I have not fiound a good site that says how to winterize my wed wacker.
It is a homelite st-175G and I have drained the fuel, or in better words just ran it dry. Is there anything else.

I know for my lawn mower, I squirt some oil in the oil bore cylinder and pull the rope, do I do the same for this?


----------



## hankster (Jan 1, 1998)

There are a number of thoughts on how to do this. Most will tell you run it dry. I personally have found that you can never run it completely dry, that there is always some fuel left in the tank, carb and crankcase. Then the fuel evaporates, it leaves the oil behind clogging things up.

The best way is to go out and start it at least once per month and make sure it is good and warmed up before you shut it down.

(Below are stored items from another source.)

static int fill_segments(ConvArgs& a, ConvTables& tb, int nphase, const PhaseSpec* phs, int BL, int KC,
                         bool exact = false) {
    int segw = 0;
    bool halo[VFX_MAXPH];
    for (int p = 0; p < nphase; ++p) {
        int mn = phs[p].taps[0].off, mx = mn;
        for (int t = 1; t < phs[p].ntaps; ++t) {
            mn = phs[p].taps[t].off < mn ? phs[p].taps[t].off : mn;
            mx = phs[p].taps[t].off > mx ? phs[p].taps[t].off : mx;
        }
        const int span = mx - mn;
        halo[p] = (long long)BL + span + 3 <= (long long)phs[p].ntaps * (BL + 3);
        int need;
        if (halo[p]) {
            need = exact ? BL : (mn - floor4(mn)) + BL + span;
        } else {
            need = exact ? BL : BL + 3;
        }
        need = (need + 3) & ~3;
        segw = need > segw ? need : segw;
    }
    a.segw = segw;
    int xs = 0;
    for (int p = 0; p < nphase; ++p) {
        PhaseTab& T = tb.ph[p];
        T.ntaps = phs[p].ntaps;
        T.ooff = phs[p].ooff;
        if (halo[p]) {
            int mn = phs[p].taps[0].off;
            for (int t = 1; t < phs[p].ntaps; ++t) mn = phs[p].taps[t].off < mn ? phs[p].taps[t].off : mn;
            const int org = exact ? mn : floor4(mn);
            T.nseg = 1;
            T.seg_org[0] = org;
            for (int t = 0; t < phs[p].ntaps; ++t) {
                T.tap_lds[t] = phs[p].taps[t].off - org;
                T.tap_w[t] = phs[p].taps[t].slab;
            }
        } else {
            T.nseg = phs[p].ntaps;
            for (int t = 0; t < phs[p].ntaps; ++t) {
                const int org = exact ? phs[p].taps[t].off : floor4(phs[p].taps[t].off);
                T.seg_org[t] = org;
                T.tap_lds[t] = t * KC * segw + (phs[p].taps[t].off - org);
                T.tap_w[t] = phs[p].taps[t].slab;
            }
        }
        const int fl = T.nseg * KC * segw;
        xs = fl > xs ? fl : xs;
    }
    a.xs_floats = xs;
    return VFX_OK;
}



static float* splitk_workspace(hipStream_t s, size_t bytes) {
    static std::mutex mu;
    static std::map<std::pair<int, hipStream_t>, std::pair<float*, size_t>> pool;
    int dev = 0;
    if (hipGetDevice(&dev) != hipSuccess) return nullptr;
    std::lock_guard<std::mutex> lock(mu);
    auto& e = pool[std::make_pair(dev, s)];
    if (e.second < bytes) {
        static std::vector<float*> retired;
        if (e.first) retired.push_back(e.first);
        e.first = nullptr;
        e.second = 0;
        const size_t want = bytes + bytes / 2;
        if (hipMalloc((void**)&e.first, want) != hipSuccess) { e.first = nullptr; return nullptr; }
        e.second = want;
    }
    return e.first;
}


#include "vfx_convw.inc"
#include "vfx_convwg.inc"
#include "vfx_convwg4p.inc"
#include "vfx_convwg4x.inc"
#include "vfx_convtw.inc"
#include "vfx_convwg2d.inc"
#include "vfx_resblk4.inc"
#include "vfx_resblk4s.inc"
#include "vfx_convh.inc"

What I generally do is fill the tank with fresh fuel that has stablizer in it. Start it and run it until it is nice and warm, then choke it until it dies. Two things to note here... use FRESH fuel mix and use fuel stablizer. Come spring empty the fuel tank, put in fresh fuel mix and away you go. I've done it this way for at least 20 years and have never had a problem getting them started come spring.


----------



## bugman (Aug 12, 2004)

I've always either used a 2 cycle oil that had a stabilizer pre mixed in it... or added it to those that didn't......, take it, fill it up, run it a while if it has never had treated fuel run through it in a while...., and hang it up. You could squirt (i'd use 2 cycle oil though, 2 cycle oil wouldn't hurt to be used down your mowers cylinder either) oil down the cylinder.... but it doesn't make much of a difference as they are lubed through the gas...


----------